For those who are curious to know why it is called generalized, here is a quote from Wikipedia. “In statistics, the generalized linear model (GLM) is a flexible generalization of ordinary linear regression that allows for response variables that have error distribution models other than a normal distribution. The GLM generalizes linear regression by allowing the linear model to be related to the response variable via a link function and by allowing the magnitude of the variance of each measurement to be a function of its predicted value” (Wikipedia, accessed Nov 10, 2019, https://en.wikipedia.org/wiki/Generalized_linear_model).
# Fitting a logistic regression model
logit.model1 <- glm(Purchase ~ StoreID + PriceCH + PriceMM + PctDiscMM + PctDiscCH + Store7 + PriceDiff + LoyalCH, # Notice that I did not drop any variables
data = oj.fix,
family = "binomial")
summary(logit.model1)##
## Call:
## glm(formula = Purchase ~ StoreID + PriceCH + PriceMM + PctDiscMM +
## PctDiscCH + Store7 + PriceDiff + LoyalCH, family = "binomial",
## data = oj.fix)
##
## Deviance Residuals:
## Min 1Q Median 3Q Max
## -2.8157 -0.5446 -0.2408 0.5306 2.8042
##
## Coefficients: (1 not defined because of singularities)
## Estimate Std. Error z value Pr(>|z|)
## (Intercept) 3.527549 1.831745 1.926 0.0541 .
## StoreID2 0.009016 0.286318 0.031 0.9749
## StoreID3 -0.055000 0.329861 -0.167 0.8676
## StoreID4 -0.399226 0.374221 -1.067 0.2861
## StoreID7 -0.597578 0.270197 -2.212 0.0270 *
## PriceCH -13.053061 8.304722 -1.572 0.1160
## PriceMM 13.164038 8.060008 1.633 0.1024
## PctDiscMM -30.493872 17.323509 -1.760 0.0784 .

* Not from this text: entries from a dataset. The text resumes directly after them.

# anisanazim/Movie-Recommendation-Engine

Measured on AMD Instinct MI355X. Metric: item embeddings/sec + top-K ANN queries/sec, ML-25M d=256, 1/2/4/8 GPU, higher is better.
Workload: dtype f64 cdf / f32 features / fp4 sign planes (exact integer Hamming); 1 GPU; SYN-25M (ML-25M-shaped: U=162541 M=59047 R=25000095), F=128 H=256 d=256, 2 GCN layers, W=100 L=2 T=10, LSH 512-bit, 10000 queries K=11, rng=numpy (the reference's np.random MT19937 stream generated on device: neighbour ids bit-exact with the reference CPU path); global_items=59047, queries=10000, parallelism=item-shard x1

## Files before the change

include/pinsage_hip.h:

```cpp
#ifndef PINSAGE_HIP_H
#define PINSAGE_HIP_H

#include <stddef.h>
#include <stdint.h>

#ifdef __cplusplus
extern "C" {
#endif

#define PS_OK 0
#define PS_EINVAL (-1)
#define PS_ELAUNCH (-2)
#define PS_EWORKSPACE (-3)
#define PS_EUNSUPPORTED (-4)

#define PS_RNG_STREAM 0
#define PS_RNG_PHILOX 1
#define PS_RNG_STREAM_RAW 2

#define PS_RNG_STREAM_WALKS 3

#define PS_WALK_HALF_BUCKETS 0x100

typedef void *ps_stream_t;
// ... 31 lines not shown
                   uint64_t seed, uint32_t call, const uint32_t *nodeinfo, const int32_t *guide,
                   const void *packed, const void *buckets, const void *dest_info,
                   int32_t *ids, int32_t *counts, int32_t *nvalid, ps_stream_t stream);

int ps_walk_sample_layers(const int64_t *rowptr, const int32_t *col, const double *cdf, int64_t V,
                          const int64_t *starts, int64_t B, int W, int L, int T,
                          int rng_mode, const double *uniforms, const int64_t *uoff, int64_t layer_stride,
                          uint64_t seed, uint32_t call, const uint32_t *nodeinfo, const int32_t *guide,
                          const void *packed, const void *buckets, const void *dest_info, int layers,
                          int32_t *ids, int32_t *counts, int32_t *nvalid, ps_stream_t stream);

int ps_walk_paths(const int64_t *rowptr, const int32_t *col, const double *cdf, int64_t V,
                  const int64_t *starts, int64_t B, int L, int rng_mode, const double *uniforms,
                  const int64_t *uoff, uint64_t seed, uint32_t call, int walk_mod,
                  const uint32_t *nodeinfo, const int32_t *guide, int32_t *paths, ps_stream_t stream);

int ps_walk_paths_biased(const int64_t *rowptr, const int32_t *col, const double *wsorted, const double *cdf,
                         const int32_t *nbr_sorted, int64_t V, const int64_t *starts, int64_t B, int L, int rng_mode,
                         const double *uniforms, const int64_t *uoff, uint64_t seed, uint32_t call, int walk_mod,
                         const double *bias, int32_t *paths, ps_stream_t stream);
int ps_paths_topk_max_entries(void);
int ps_paths_topk(const int32_t *paths, int64_t B, int n, int T, int32_t *ids, int32_t *counts, int32_t *nvalid,
                  ps_stream_t stream);

int ps_uniform_offsets(const int64_t *rowptr, int64_t V, const int64_t *starts, int64_t B, int W, int L,
                       int64_t *uoff, int64_t *total, ps_stream_t stream);

int ps_mt19937_chunk_log2(void);
int ps_mt19937_window_shift(void);
int ps_mt19937_raw_stream(const uint32_t *state_in, int pos_in, int64_t n, uint32_t *raw, uint32_t *state_out,
                          int32_t *pos_out, const uint32_t *jump_polys, int jump_levels, const uint32_t *radix_polys,
                          int radix_levels, const uint32_t *window_polys, int n_window, const int64_t *ranges,
                          int n_ranges, void *workspace, size_t workspace_bytes, ps_stream_t stream);
size_t ps_mt19937_workspace_bytes(int64_t skip, int64_t n);
int ps_mt19937_random_sample(const uint32_t *state_in, int pos_in, int64_t skip, int64_t n, double *out,
                             uint32_t *state_out, int32_t *pos_out, const uint32_t *jump_polys, int jump_levels,
                             const uint32_t *radix_polys, int radix_levels, const uint32_t *window_polys, int n_window,
                             void *workspace, size_t workspace_bytes, ps_stream_t stream);

int ps_importance_pool(const float *x, int64_t N, int H, const int32_t *ids, const int32_t *counts,
                       const float *wts, const int32_t *nvalid, int64_t B, int T, int64_t max_idx,
                       int renorm, float *out, ps_stream_t stream);

int ps_attention_weights(const float *u, const float *v, int64_t N, int Hd, const float *w2, const int32_t *ids,
                         const int32_t *nvalid, int64_t B, int T, float *attn, ps_stream_t stream);
int ps_gather_max(const float *x, int64_t N, int H, const int32_t *ids, const int32_t *nvalid, int64_t B, int T, float *out,
                  ps_stream_t stream);

int ps_pool_weights(const int32_t *ids, const int32_t *counts, const float *wts, const int32_t *nvalid, int64_t B, int T,
                    int64_t max_idx, int renorm, int lanes, float *w_eff, ps_stream_t stream);
int ps_gather_bwd_segment(void);
size_t ps_gather_bwd_workspace_bytes(int64_t B, int T, int H);
int ps_gather_bwd(const int64_t *rptr, const int32_t *slots, int64_t N, int T, const float *coef, const int32_t *arg,
                  const float *g, int64_t B, int H, float *gx, void *workspace, size_t workspace_bytes, ps_stream_t stream);
int ps_gather_max_arg(const float *x, int64_t N, int H, const int32_t *ids, const int32_t *nvalid, int64_t B, int T, float *out,
                      int32_t *arg, ps_stream_t stream);
size_t ps_attention_bwd_rows_workspace_bytes(int64_t B, int Hd);
int ps_attention_bwd_rows(const float *x, int64_t N, int H, const float *u, const float *v, int Hd, const float *w2,
                          const int32_t *ids, const int32_t *nvalid, const float *attn, const float *g, int64_t B, int T, float *ds,
                          float *du, float *dw2, void *workspace, size_t workspace_bytes, ps_stream_t stream);
int ps_attention_bwd_cols(const int64_t *rptr, const int32_t *slots, int64_t N, int T, const float *ds, const float *u,
                          const float *v, int Hd, const float *w2, int64_t B, float *dv, void *workspace, size_t workspace_bytes,
                          ps_stream_t stream);
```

## PctDiscCH 24.859135 15.456068 1.608 0.1078
## Store7Yes NA NA NA NA
## PriceDiff -17.021085 8.262913 -2.060 0.0394 *
## LoyalCH -6.243439 0.407193 -15.333 <2e-16 ***
## ---
## Signif. codes: 0 '***' 0.001 '**' 0.01 '*' 0.05 '.' 0.1 ' ' 1
##
## (Dispersion parameter for binomial family taken to be 1)
##
## Null deviance: 1430.85 on 1069 degrees of freedom
## Residual deviance: 821.15 on 1059 degrees of freedom
## AIC: 843.15
##
## Number of Fisher Scoring iterations: 5Notice that there is NA for Store7 variable. This indicates that there is something I missed in the inspection (e.g., perfect collinearity). Let’s see what is happening between the two. Since they are categorical variables, let’s use contigency table.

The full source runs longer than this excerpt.